Modeling the Next-Generation High Performance Schedulers
High performance computing (HPC) resources and workloads are undergoing tumultuous changes. HPC resources are growing more diverse with the adoption of accelerators; HPC workloads have increased in size by orders of magnitude. Despite these changes, when assigning workload jobs to resources, HPC schedulers still rely on users to accurately anticipate their applications’ resource usage and remain stuck with the decades-old centralized scheduling model.
In this talk we will discuss these ongoing changes and propose alternative models for HPC scheduling based on resource-awareness and fully hierarchical models. A key role in our models’ evaluation is played by an emulator of a real open-source, next-generation resource management system. We will discuss the challenges of realistically mimicking the system's scheduling behavior. Our evaluation shows how our models improve scheduling scalability on a diverse set of synthetic and real-world workloads.

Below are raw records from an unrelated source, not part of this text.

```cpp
template <int NT, bool ONEWAVE, bool MASS = false>
__device__ __forceinline__ bool km_finalize_body(KmWs *__restrict__ ws, int mode, int resume, int *gcell, int *hcell, int *ku_out, const bool lazy = false,
                                                 const float *__restrict__ reloc_xs = nullptr, const long long reloc_n = 0, const int k_hint = 0)
{
    static_assert(!ONEWAVE || NT == 64, "the barrier-free form is for a single wave");
#define FIN_SYNC() do { if (ONEWAVE) wave_lds_fence(); else km_lds_barrier(); } while (0)
#define FIN_OR(slot, x) (ONEWAVE ? (int)__any(x) : km_vote_or(&fin_votes[slot], (x)))
#define FIN_AND(slot, x) (ONEWAVE ? (int)__all(x) : !km_vote_or(&fin_votes[slot], !(x)))
#define FIN_COUNT(slot, x) (ONEWAVE ? (int)__popcll(__ballot(x)) : km_vote_count(&fin_votes[slot], (x)))
    __shared__ int fin_votes[8];
    __shared__ long long sum_o[NNC_KMAX];
    __shared__ long long cnt_o[NNC_KMAX];
    __shared__ __align__(16) float cnew[NNC_KMAX];
    __shared__ float cs[NNC_KMAX];
    __shared__ uint16_t so[NNC_KMAX];
    __shared__ float sq[NNC_KMAX];
    __shared__ unsigned long long sh_key;
    __shared__ int ovf_n;
    __shared__ PwHeap heap;
    __shared__ float cu[NNC_KMAX];
    __shared__ uint16_t sou[NNC_KMAX];
    __shared__ double wave_a[NT / 64], wave_b[NT / 64];

    const int tid = threadIdx.x;
    unsigned long long *ftr = NNC_FIN_TRACE_PTR;
#define FSTAMP(i) do { if (ftr && tid == 0) ftr[i] = __builtin_amdgcn_s_memrealtime(); } while (0)
    FSTAMP(0);
    if (tid == 0) ws->cells_pending = 0;
    if (!ONEWAVE && tid < 8) fin_votes[tid] = 0;
    const int kb = k_hint > 0 ? min(k_hint, (int)NNC_KMAX) : (int)NNC_KMAX;
    const bool takes_a_pass = mode != FIN_FROM_PARTIALS;
    const bool from_shards = mode == FIN_FROM_SHARDS || mode == FIN_PACK_ONLY;
    const int qn_raw = takes_a_pass ? ws->q_n : 0;
    const int st_done = ws->st.done, st_paused = ws->st.paused, st_iter = ws->st.iter, reloc_fail = ws->reloc_fail;
    const int spec_go = ws->spec_go;
    const int k = ws->p.k, Sft = ws->p.fix_shift, max_iter = ws->p.max_iter, glog2 = ws->glog2;
    const float tol_v = ws->p.tol, p_lo = ws->p.lo, p_hi = ws->p.hi, inv_f = ws->inv;
    const long long n_tot = ws->p.n_total;
    const int ku0 = ws->tab[0].ku, ku1 = ws->tab[1].ku;
    int cur = ws->cur;
    const bool track = (mode == FIN_FROM_SHARDS) || (mode == FIN_FROM_PARTIALS && !resume);
    constexpr int RR = 2;
    long long pc[RR];
    float c_both[RR][2];
    uint16_t pm_both[RR][2], pmn_both[RR][2];
#pragma unroll
    for (int r = 0; r < RR; r++) {
        pc[r] = 0; c_both[r][0] = c_both[r][1] = 0.0f; pm_both[r][0] = pm_both[r][1] = pmn_both[r][0] = pmn_both[r][1] = 0;
        const int j = tid + r * NT;
        if (j < kb) {
            if (track) pc[r] = ws->prev_counts[j];
            if (mode != FIN_INIT) {
                c_both[r][0] = ws->c[0][j]; c_both[r][1] = ws->c[1][j];
                pm_both[r][0] = ws->tab[0].perm[j]; pm_both[r][1] = ws->tab[1].perm[j];
                if (j + 1 < NNC_KMAX) { pmn_both[r][0] = ws->tab[0].perm[j + 1]; pmn_both[r][1] = ws->tab[1].perm[j + 1]; }
            }
        }
    }
    long long sh_s[KM_NSHARD];
    unsigned long long sh_c[KM_NSHARD];
    uint16_t og_both[2] = {0, 0};
    const bool sh_pre = from_shards && tid < kb;
#pragma unroll
    for (int sh = 0; sh < KM_NSHARD; sh++) { sh_s[sh] = 0; sh_c[sh] = 0; }
    if (sh_pre) {
        og_both[0] = ws->tab[0].orig[tid]; og_both[1] = ws->tab[1].orig[tid];
#pragma unroll
        for (int sh = 0; sh < KM_NSHARD; sh++) { sh_s[sh] = ws->shard_sum[sh][tid]; sh_c[sh] = ws->shard_cnt[sh][tid]; }
    }
    const int qn = min(qn_raw, (int)NNC_KMAX);
    for (int r = tid; r < qn; r += NT) { ws->q_w0[r] = 0ull; ws->q_w1[r] = 0ull; ws->q_next[r] = 0; }
    FSTAMP(44);
#define FIN_QUEUE_RESET() do { if (tid == 0 && takes_a_pass) { ws->q_n = 0; ws->q_searched = 0; ws->help_hint = qn > 0; } } while (0)
#define FIN_LEAVE() do { if (ONEWAVE) wave_lds_fence(); else __syncthreads(); FIN_QUEUE_RESET(); return false; } while (0)
    if (mode != FIN_INIT && mode != FIN_PACK_ONLY && st_done) FIN_LEAVE();
    if (mode == FIN_FROM_SHARDS && st_paused) FIN_LEAVE();
    if (mode == FIN_PACK_ONLY && (st_done | st_paused)) {
        const int k2 = 2 * k;
        for (int i = tid; i < k2; i += NT) ws->partials[i] = ws->partials_local[i];
        FIN_LEAVE();
    }
    if (mode == FIN_FROM_PARTIALS && st_paused && !resume) FIN_LEAVE();
    if (resume == 2 && !spec_go) FIN_LEAVE();
    if (resume && reloc_fail) {
        if (tid == 0) ws->st.paused = 2;
        FIN_LEAVE();
    }

    float cold_r[RR];
    int spa[RR], spb[RR];
#pragma unroll
    for (int r = 0; r < RR; r++) {
        const int j = tid + r * NT;
        const bool in = mode != FIN_INIT && j < k;
        cold_r[r] = in ? (cur ? c_both[r][1] : c_both[r][0]) : 0.0f;
        spa[r] = in ? (int)(cur ? pm_both[r][1] : pm_both[r][0]) : 0;
        spb[r] = (in && j + 1 < k) ? (int)(cur ? pmn_both[r][1] : pmn_both[r][0]) : 0;
        if (!(track && j < k)) pc[r] = 0;
    }
    if (from_shards) {
        const KmTab *tab = &ws->tab[cur];
        const int ku_cur = cur ? ku1 : ku0;
        for (int j = tid; j < k; j += NT) { sum_o[j] = 0; cnt_o[j] = 0; }
        FIN_SYNC();
        FIN_QUEUE_RESET();
        FSTAMP(45);
        for (int p = tid; p < ku_cur; p += NT) {
            long long s = 0;
            unsigned long long c = 0;
            int o;
            if (p == tid && sh_pre) {
                o = cur ? og_both[1] : og_both[0];
#pragma unroll
                for (int sh = 0; sh < KM_NSHARD; sh++) { s += sh_s[sh]; c += sh_c[sh]; }
            } else {
                o = tab->orig[p];
                for (int sh = 0; sh < KM_NSHARD; sh++) { s += ws->shard_sum[sh][p]; c += ws->shard_cnt[sh][p]; }
            }
            for (int sh = 0; sh < KM_NSHARD; sh++) { ws->shard_sum[sh][p] = 0; ws->shard_cnt[sh][p] = 0; }
            sum_o[o] = s; cnt_o[o] = (long long)c;
        }
        FIN_SYNC();
        FSTAMP(46);
        for (int j = tid; j < k; j += NT) {
            ws->partials[j] = sum_o[j]; ws->partials[k + j] = cnt_o[j];
            ws->partials_local[j] = sum_o[j]; ws->partials_local[k + j] = cnt_o[j];
        }
        if (mode == FIN_PACK_ONLY) return false;
    } else if (mode == FIN_FROM_PARTIALS) {
        for (int j = tid; j < k; j += NT) { sum_o[j] = ws->partials[j]; cnt_o[j] = ws->partials[k + j]; }
    }
    FIN_SYNC();
    FSTAMP(47);
    if (!from_shards) FIN_QUEUE_RESET();
    int same_counts_now = 0;
    bool settled_event = false;
    if (track) {
        int count_diff = 0;
#pragma unroll
        for (int r = 0; r < RR; r++) {
            const int j = tid + r * NT;
            if (j < k) {
                const long long c = cnt_o[j];
                count_diff |= (pc[r] != c);
                ws->prev_counts[j] = c;
            }
        }
        const int any_diff = FIN_OR(0, count_diff);
        same_counts_now = any_diff ? 0 : 1;
        if (tid == 0) ws->st.same_counts = any_diff ? 0 : 1;
    }
    FSTAMP(1);

    if (mode != FIN_INIT) {
        int my_empty = 0;
        for (int j = tid; j < k; j += NT) my_empty += (cnt_o[j] == 0);
        if (tid == 0) sh_key = 0ull;
        int n_empty = FIN_COUNT(1, my_empty);
        bool settled = false;
        settled_event = false;
        if constexpr (!ONEWAVE) {
            if (n_empty > 0 && (MASS || n_empty <= KL_RM_MAX) && !resume && reloc_xs && mode == FIN_FROM_SHARDS && lazy && !(st_iter >= 1 && same_counts_now)) {
                __syncthreads();
                if (ftr && tid == 0) { ftr[20] = ftr[0]; ftr[21] = __builtin_amdgcn_s_memrealtime(); }
                const KmTab *tabc = &ws->tab[cur];
                settled = km_finalize_relocate<NT, MASS>(ws, reloc_xs, reloc_n, tabc, cur ? ku1 : ku0, k, cur, sum_o, cnt_o, ws->p.x_mean, Sft) != 0;
                if (settled) { n_empty = 0; settled_event = true; }
                if (settled && ftr && tid == 0) ftr[22] = __builtin_amdgcn_s_memrealtime();
            }
        }
        if (n_empty > 0 && !resume) {
            int tot_empty = 0;
            if (tid == 0) {
                for (int j = 0; j < k; j++) tot_empty += (cnt_o[j] == 0);
                ws->st.paused = 1; ws->st.n_empty = tot_empty;
                if (lazy) ws->tab[cur].n_ovf = 0;
            }
            return false;
        }
        for (int j = tid; j < k; j += NT)
            if (cnt_o[j] > 0) cnew[j] = (float)ldexp((double)sum_o[j] / (double)cnt_o[j], -Sft);
        FIN_SYNC();
        if (n_empty > 0) {
            for (int j = tid; j < k; j += NT)
                atomicMax(&sh_key, ((unsigned long long)cnt_o[j] << 11) | (unsigned long long)(2047 - j));
            FIN_SYNC();
            const int amax = 2047 - (int)(sh_key & 2047ull);
            for (int j = tid; j < k; j += NT)
                if (cnt_o[j] <= 0) {
                    cnew[j] = (amax < j) ? cnew[amax] : (float)ldexp((double)sum_o[amax], -Sft);
                }
            FIN_SYNC();
        }
        FSTAMP(2);
#pragma unroll
        for (int r = 0; r < RR; r++) {
            const int j = tid + r * NT;
            if (j < k) {
                float d = cnew[j] - cold_r[r];
                float s2 = d * d;
                float sft = (float)sqrt((double)s2);
                sq[j] = sft * sft;
            }
        }
        FIN_SYNC();
        float tot = 0.0f;
        if (ONEWAVE) tot = block_pairwise_sum<true>([&](int i) { return sq[i]; }, k, &heap);
        else if (tid < 64) tot = wave_pairwise_sum([&](int i) { return sq[i]; }, k, &heap);
        if (tid == 0) {
            int iter = st_iter + 1;
            int done = 0;
            if (tot <= tol_v) done = 1;
            else if (iter >= max_iter) done = 2;
            ws->st.iter = iter; ws->st.shift_tot = tot; ws->st.done = done;
            ws->st.paused = 0; ws->st.n_empty = 0;
            ws->cur = cur ^ 1;
        }
        cur ^= 1;
        for (int j = tid; j < k; j += NT) ws->c[cur][j] = cnew[j];
        FIN_SYNC();
    } else {
        for (int j = tid; j < k; j += NT) cnew[j] = ws->c[cur][j];
        FIN_SYNC();
    }

    FSTAMP(3);
    KmTab *tab = &ws->tab[cur];
    int still_sorted = 0;
    if (mode != FIN_INIT) {
        int ok = 1;
#pragma unroll
        for (int r = 0; r < RR; r++) {
            const int p = tid + r * NT;
            if (p < k) {
                const int a = spa[r];
                so[p] = (uint16_t)a;
                cs[p] = cnew[a];
                if (p + 1 < k) {
                    const int b = spb[r];
                    const float va = cnew[a], vb = cnew[b];
                    ok &= (va < vb) || (va == vb && a < b);
                }
            }
        }
        FSTAMP(12);
        still_sorted = FIN_AND(2, ok);
        const bool moved_far = resume || settled_event;
        for (int pass = 0; pass < 3 && !still_sorted && !moved_far; pass++) {
            for (int parity = 0; parity < 2; parity++) {
                for (int p = 2 * tid + parity; p + 1 < k; p += 2 * NT) {
                    const float va = cs[p], vb = cs[p + 1];
                    const uint16_t a = so[p], b = so[p + 1];
                    if (!((va < vb) || (va == vb && a < b))) { cs[p] = vb; cs[p + 1] = va; so[p] = b; so[p + 1] = a; }
                }
                FIN_SYNC();
            }
            int ok2 = 1;
            for (int p = tid; p + 1 < k; p += NT) {
                const float va = cs[p], vb = cs[p + 1];
                ok2 &= (va < vb) || (va == vb && so[p] < so[p + 1]);
            }
            still_sorted = FIN_AND(3 + pass, ok2);
        }
    }
    FSTAMP(8);
    if (ftr && tid == 0) ftr[13] = (unsigned long long)still_sorted;
    if (!still_sorted) {
        int parts = 1;
        while (parts < 64 && k * parts * 2 <= NT) parts <<= 1;
        const int per_part = (((k + parts - 1) / parts) + 3) & ~3;
        const float4 *c4 = reinterpret_cast<const float4 *>(cnew);
        for (int t = tid; t < ((k * parts + NT - 1) / NT) * NT; t += NT) {
            const int j = t / parts, part = t % parts;
            int rank = 0;
            float v = 0.0f;
            if (j < k) {
                v = cnew[j];
                const int i0 = part * per_part, i1 = min(k, i0 + per_part);
#pragma unroll 4
                for (int i = i0; i < i1; i += 4) {
                    const float4 u = c4[i >> 2];
                    rank += (int)(u.x < v) | ((int)(u.x == v) & (int)(i < j));
                    rank += ((int)(u.y < v) | ((int)(u.y == v) & (int)(i + 1 < j))) & (int)(i + 1 < i1);
                    rank += ((int)(u.z < v) | ((int)(u.z == v) & (int)(i + 2 < j))) & (int)(i + 2 < i1);
                    rank += ((int)(u.w < v) | ((int)(u.w == v) & (int)(i + 3 < j))) & (int)(i + 3 < i1);
                }
            }
            for (int off = 1; off < parts; off <<= 1) rank += __shfl_xor(rank, off);
            if (j < k && part == 0) { cs[rank] = v; so[rank] = (uint16_t)j; }
        }
    }
    FIN_SYNC();
    FSTAMP(9);
    if (settled_event && ftr && tid == 0) { ftr[23] = ftr[3]; ftr[24] = ftr[9]; }
    int ku = 0;
    {
        int *wave_i = reinterpret_cast<int *>(wave_a);
        const int rounds_u = (k + NT - 1) / NT;
        int carry = 0;
        for (int rd = 0; rd < rounds_u; rd++) {
            const int p = rd * NT + tid;
            float v = 0.0f;
            int o = 0, first = 0;
            if (p < k) {
                v = cs[p]; o = so[p];
                tab->perm[p] = (uint16_t)o;
                first = (p == 0) || (cs[p - 1] != v);
            }
            const unsigned long long bal = __ballot(first);
            const int before = __popcll(bal & ((1ull << (tid & 63)) - 1ull));
            if ((tid & 63) == 0) wave_i[tid >> 6] = __popcll(bal);
            FIN_SYNC();
            int pre = carry, tot = carry;
            for (int w = 0; w < NT / 64; w++) { const int wv = wave_i[w]; if (w < (tid >> 6)) pre += wv; tot += wv; }
            if (first) { cu[pre + before] = v; sou[pre + before] = (uint16_t)o; }
            carry = tot;
            FIN_SYNC();
        }
        ku = min(carry, k);
    }
    FSTAMP(10);
    for (int p = tid; p < ku; p += NT) {
        const float v = cu[p];
        cs[p] = v;
        tab->cand[p] = make_float2(v, v * v);
        tab->orig[p] = sou[p];
        ws->bnd.cand[p] = make_float2(v, v * v);
        ws->bnd.orig[p] = sou[p];
    }
    if (tid == 0) { tab->ku = ku; ws->ku_cur = ku; ws->bnd.ku = ku; ovf_n = 0; }
    FIN_SYNC();
    FSTAMP(4);
    const double U = 5.9604644775390625e-08;
    const double xb = fmax(fabs((double)p_lo), fabs((double)p_hi));
    const int G = 1 << glog2;
    const double lo = (double)p_lo;
    const double inv = (double)inv_f;
    const double ra = inv > 0.0 ? (1.0 - 4.0 * U) / inv * (1.0 - 4.0 * U) : 0.0;
    const double rb = inv > 0.0 ? (1.0 + 4.0 * U) / inv * (1.0 + 4.0 * U) : 0.0;
    {
        const int rounds = (ku + NT - 1) / NT;
        int *wave_i = reinterpret_cast<int *>(wave_a);
        int carry_g = -2;
        int wide_zone = 0;
        double *zhi = reinterpret_cast<double *>(sum_o), *zlo = reinterpret_cast<double *>(cnt_o);
        const int zd = ku > 0 ? max(1, min(min(4, NT / max(ku, 1)), NNC_KMAX / max(ku, 1))) : 1;
        for (int t = tid; t < zd * ku; t += NT) {
            const int d = t / ku, p = t - d * ku, q = p + d + 1;
            if (q < ku) {
                const KmZone z = km_pair_zone((double)cs[p], (double)cs[q], xb);
                zhi[d * ku + p] = z.hi; zlo[d * ku + q] = z.lo;
            }
        }
        FSTAMP(13);
        FIN_SYNC();
        FSTAMP(14);
        for (int rd = 0; rd < rounds; rd++) {
            const int p = rd * NT + tid;
            int gp = -2, hp_ = G + 1;
            if (p < ku) {
                const double cp = (double)cs[p];
                double right = p + 1 < ku ? zhi[p] : INFINITY, left = p > 0 ? zlo[p] : -INFINITY;
                for (int q = p + 2; q < ku && q - p <= KM_ZONE_REACH; q++) {
                    const double cq = (double)cs[q];
                    const double mid = 0.5 * (cp + cq);
                    const double delta = cq - cp;
                    if (mid - km_pair_slack(delta, xb) >= right) break;
                    const int d = q - p - 1;
                    if (delta > 0.0) right = fmin(right, d < zd ? zhi[d * ku + p] : km_pair_zone(cp, cq, xb).hi);
                }
                for (int q = p - 2; q >= 0 && p - q <= KM_ZONE_REACH; q--) {
                    const double cq = (double)cs[q];
                    const double mid = 0.5 * (cp + cq);
                    const double delta = cp - cq;
                    if (mid + km_pair_slack(delta, xb) <= left) break;
                    const int d = p - q - 1;
                    if (delta > 0.0) left = fmax(left, d < zd ? zlo[d * ku + p] : km_pair_zone(cq, cp, xb).lo);
                }
                tab->zl[p] = left; tab->zr[p] = right;
                ws->bnd.zl[p] = left; ws->bnd.zr[p] = right;
                if (p + 1 < ku && (zhi[p] - zlo[p + 1]) * (double)n_tot * 4.0 > 16.0 * (double)KM_TILE * ((double)p_hi - (double)p_lo)) wide_zone = 1;
                gp = G - 1; hp_ = 0;
                if (inv > 0.0 && !lazy) {
                    const double qa = (right - lo) / ra;
                    gp = (qa >= (double)(G - 1)) ? (G - 1) : (qa < 0.0 ? -1 : (int)(qa * (1.0 + 1e-12)));
                    if (gp > G - 1) gp = G - 1;
                    const double qb = ((left - lo) / rb - 1.0) * (1.0 - 1e-12);
                    if (qb <= 0.0) hp_ = 0;
                    else if (qb >= (double)G) hp_ = G;
                    else { hp_ = (int)qb; if ((double)hp_ < qb) hp_++; }
                }
            }
            if (p < ku) { gcell[p] = gp; hcell[p] = hp_; }
        }
        FSTAMP(15);
        const bool placed = mode == FIN_INIT || resume || settled_event;
        if (FIN_OR(6, wide_zone) && tid == 0 && placed) ws->help_hint = 2;
        FIN_SYNC();
        FSTAMP(11);
        if (settled_event && ftr && tid == 0) ftr[25] = ftr[11];
        if (!lazy) {
        int *wave_g = reinterpret_cast<int *>(wave_a);
        int *wave_h = reinterpret_cast<int *>(wave_b);
        int carry_h = G + 1;
        const int lane = tid & 63, myw = tid >> 6;
        for (int it = 0; it < rounds; it++) {
            const int rg = it, rh = rounds - 1 - it;
            int a = (rg * NT + tid < ku) ? gcell[rg * NT + tid] : -2;
            int b = (rh * NT + tid < ku) ? hcell[rh * NT + tid] : G + 1;
            for (int off = 1; off < 64; off <<= 1) {
                const int oa = __shfl_up(a, off), ob = __shfl_down(b, off);
                if (lane >= off) a = max(a, oa);
                if (lane + off < 64) b = min(b, ob);
            }
            if (lane == 63) wave_g[myw] = a;
            if (lane == 0) wave_h[myw] = b;
            FIN_SYNC();
            int pre = carry_g, totg = carry_g, suf = carry_h, toth = carry_h;
            for (int w = 0; w < NT / 64; w++) {
                const int gv = wave_g[w], hv = wave_h[w];
// ... 1867 lines not shown
```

This is joint work with Stephen Herbein and Michael Wyatt at the University of Delaware, and Tapasya Patki, Dong H. Ahn, Don Lipari, Thomas R.W. Scogland, Marc Stearman, Mark Grondona, Jim Garlick, Tamara Dahlgren, David Domyancic, and Becky Springmeyer at the Lawrence Livermore National Laboratory.
Michela Taufer is a Professor in Computer and Information Sciences and a J.P. Morgan Case Scholar at the University of Delaware; she has a joint appointment in the Biomedical Department and the Bioinformatics Program at the same university. She earned her undergraduate degrees in Computer Engineering from the University of Padova (Italy) and her doctoral degree in Computer Science from the Swiss Federal Institute of Technology or ETH (Switzerland). From 2003 to 2004 she was a La Jolla Interfaces in Science Training Program (LJIS) Postdoctoral Fellow at the University of California San Diego (UCSD) and The Scripps Research Institute (TSRI), where she worked on interdisciplinary projects in computer systems and computational chemistry.
Taufer’s research interests in high performance computing include scientific applications, scheduling and reproducibility challenges, and big data analytics. She has nearly 100 publications and delivered nearly 80 talks at various conferences and research institutes. She is currently serving on the NSF Advisory Committee for Cyberinfrastructures (ACCI). She is a professional member of the IEEE and a Distinguished Scientist of the ACM.